Ugh. That would break my heart. It amazes me how resilient they are. I'm complaining about the -20 we're supposed to get to here tonight. At least we don't have several feet of snow to deal with. I really don't know how cats manage to stay dry/warm. Bless you for taking care of them!!


----------



## emilyatl (Sep 9, 2013)

I "built" those same shelters for my ferals. 

I didn't know about the SnuggleSafes. I use electric heating pads, but it's good to know there's something that lasts for 12 hours for areas without power.


----------



## Cat'sHouse (Apr 5, 2012)

Bummer....I don't know why I was up so early today, 4am but wife said "I'm hungry. Where is that turkey roast from last nite?"-- "Right where I told you it was", I replied. I knew right then and there she wasn't asking where it was.....so I nuked a plate for her.

And then cleaned litter boxes and gathered up trash as the garbage truck comes early. I went out the door and wondered if I should take the long way to the alley, around the apt bldg. next door, or use my walkway around my house. Which would put me right by the 'feral igloo'. I chose the shorter route.

And, spooked the gray and white who took up residence in it. This time he didn't look back as he scurried to the alley. Sorry bud, He went to the neighbors area. Well, He will have sense enough to come back. I checked the water dish and the water was not frozen so the elec water dish is still working.

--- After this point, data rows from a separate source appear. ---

template <bool POW2, int FACES, int GROUP>
__global__ __launch_bounds__(256) void k_face_raster(const float *__restrict__ faces,
                                                     unsigned long long *__restrict__ zbuf,
                                                     int *__restrict__ large_list, int *__restrict__ wave_list,
                                                     int *__restrict__ n_large, int qcap, int nshards,
                                                     unsigned char *__restrict__ visible_faces, int n_faces_total, int F,
                                                     int S, double near_d, double far_d, int epoch,
                                                     unsigned char *__restrict__ touched)
{
    __shared__ FaceWaveLds<FACES> lds[4];
    FaceWaveLds<FACES> &L = lds[threadIdx.x >> 6];
    const int lane = threadIdx.x & 63;
    const int t = blockIdx.x * blockDim.x + threadIdx.x;
    if (t < n_faces_total && visible_faces) visible_faces[t] = 0;
    const int n_waves = (n_faces_total + FACES - 1) / FACES;
    const int i = ((lane / GROUP) * n_waves + (t >> 6)) * GROUP + (lane % GROUP);
    const bool live = lane < FACES && (t >> 6) < n_waves && i < n_faces_total;
    float f[9];
    {
        float *stage = &L.g[0][0];
        const size_t n_words = (size_t)n_faces_total * 9;
        constexpr int NLOAD = (9 * FACES + 63) / 64;
        float word[NLOAD];
#pragma unroll
        for (int k = 0; k < NLOAD; k++) {
            const int d = k * 64 + lane, run = d / (9 * GROUP), off = d - run * (9 * GROUP);
            const size_t src = ((size_t)run * n_waves + (t >> 6)) * (9 * GROUP) + off;
            const float v = faces[src < n_words ? src : n_words - 1];
            word[k] = src < n_words ? v : 0.0f;
        }
#pragma unroll
        for (int k = 0; k < NLOAD; k++) {
// ... 135 lines not shown
            const int e = queue[lane];
            const int rest = lane + 64 < waiting ? queue[lane + 64] : 0;
            wave_lds_sync();
            waiting -= 64;
            if (lane < waiting) queue[lane] = rest;
            evaluate(e);
        }
    }
    wave_lds_sync();
    if (lane < waiting) evaluate(queue[lane]);
    wave_lds_sync();
}

__device__ __forceinline__ int shard_first(int u, int s, int units, int nshards)
{
    const int start = (s * units) / nshards;
    return u >= start ? u - start : u - start + units;
}

__device__ __forceinline__ void wave_raster(const float *__restrict__ faces, unsigned long long *__restrict__ zbuf,
                                            const int *__restrict__ wave_list, const int cnt, int qcap, int nshards, int F, int S,
                                            double near_d, double far_d, int *__restrict__ queue, int epoch,
                                            unsigned char *__restrict__ touched)
{
    const int waves = gridDim.x * (blockDim.x >> 6), u = blockIdx.x * (blockDim.x >> 6) + (threadIdx.x >> 6);
    for (int s = 0; s < nshards; ++s) {
        const int n = __builtin_amdgcn_readlane(cnt, 2 * s + 1);
        for (int j = shard_first(u, s, waves, nshards); j < n; j += waves) {
            const int i = wave_list[(size_t)s * qcap + j];
            const float *f = faces + (size_t)i * 9;
            FaceGeo g;
            float inv[9];
            load_face_geo(f, S, g, inv);
            const Cand cd = face_candidates(g.x0, g.y0, g.x1, g.y1, g.x2, g.y2, S);
            const int b = i / F;
            raster_candidates(
                g, (unsigned)(i - b * F), cd.n, 0, 64,
                [&](int k, int &x, int &y) {
                    const int yy = k / cd.bw;
                    x = cd.x_lo + (k - yy * cd.bw);
                    y = cd.y_lo + yy;
                    return true;
                },
                queue, S, near_d, far_d, zbuf + (size_t)b * S * S, epoch, touched, (size_t)b * S * S);
        }
    }
}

His dry food wasn't touched. I'm surprised about that. I'll put out some meat after sun up, maybe by the sun spot I made two days ago with a milk crate and leaves.

Now back to bed.


----------



## howsefrau32 (Mar 6, 2013)

At least you know he will use it for shelter, that's got to make you feel better. My feral, that over the past few years has become quite tame, she will not touch dry food. She will not touch good canned cat food either. She will only eat fancy feast, and only certain flavors and varieties. She will eat people food though, that she loves, probably because she ate most of her meals from a trash can in my neighborhood for years. 

I can't imagine those kind of temperatures. I'm in Florida and we are having cold temps, for us, in the 30's at night, and people and pets here are not used to those temperatures. I've been lucky enough to get Arwen, my feral, to sleep in my garage in the evenings. As soon as the sun comes up, she is out the door and when the sun really starts to shine, she is curled up right in the best spot she can find, funny how they do know where those places are. 

Cats are such resilient little creatures. If only they knew how much we worried about them, especially when it's cold. Good luck with your ferals, I'm betting they will use the places you have for them.


----------



## emilyatl (Sep 9, 2013)

Aww, bless you for getting up at the crack of dawn to feed them and check on them. Who knows what their fates would be without you!


----------



## cat owner again (Dec 14, 2012)

Hey I am impressed about getting food for your wife at 4AM!


----------



## Cat'sHouse (Apr 5, 2012)

4am, 4pm...she's kinda laid up with COPD issues,,,that is she naps, spends time on the computer, does a few chores upstairs, sleeps, up with some aches and pains so to find us up together in the middle of the night is not unusual. I'm semi-retired but work one part time job on weekends and am also still doing home maintenance on a regular basis but not every day. I do all the cooking or bring home takeout.

Not normal for me to get up at the crack of dawn anymore...I'm usually up too late in the evenings.....most home repair work is late mornings/afternoons.

I trimmed some beef meat off of some bones tonite when I was making beef stew and set it out. My 'Gray Ghost' feral might try that as HF recommended. I'm sure GG is utilizing many garbage bins for scraps as many in my alley aren't the neatest at garbage etiquette. And, I made two areas in the sun for whom ever wants some sun on the south side of my garage. Alley trafic will spook them but at least they can come back there.

Temps? Ya it is cold but the winds died down and the polar vortex (new name for Alberta Clipper) is moving north again. Good....the sun is noticably higher in the sky and anything that sits in the sun gets warm. Fierce winds diminished too. Sons car started...All is good.


----------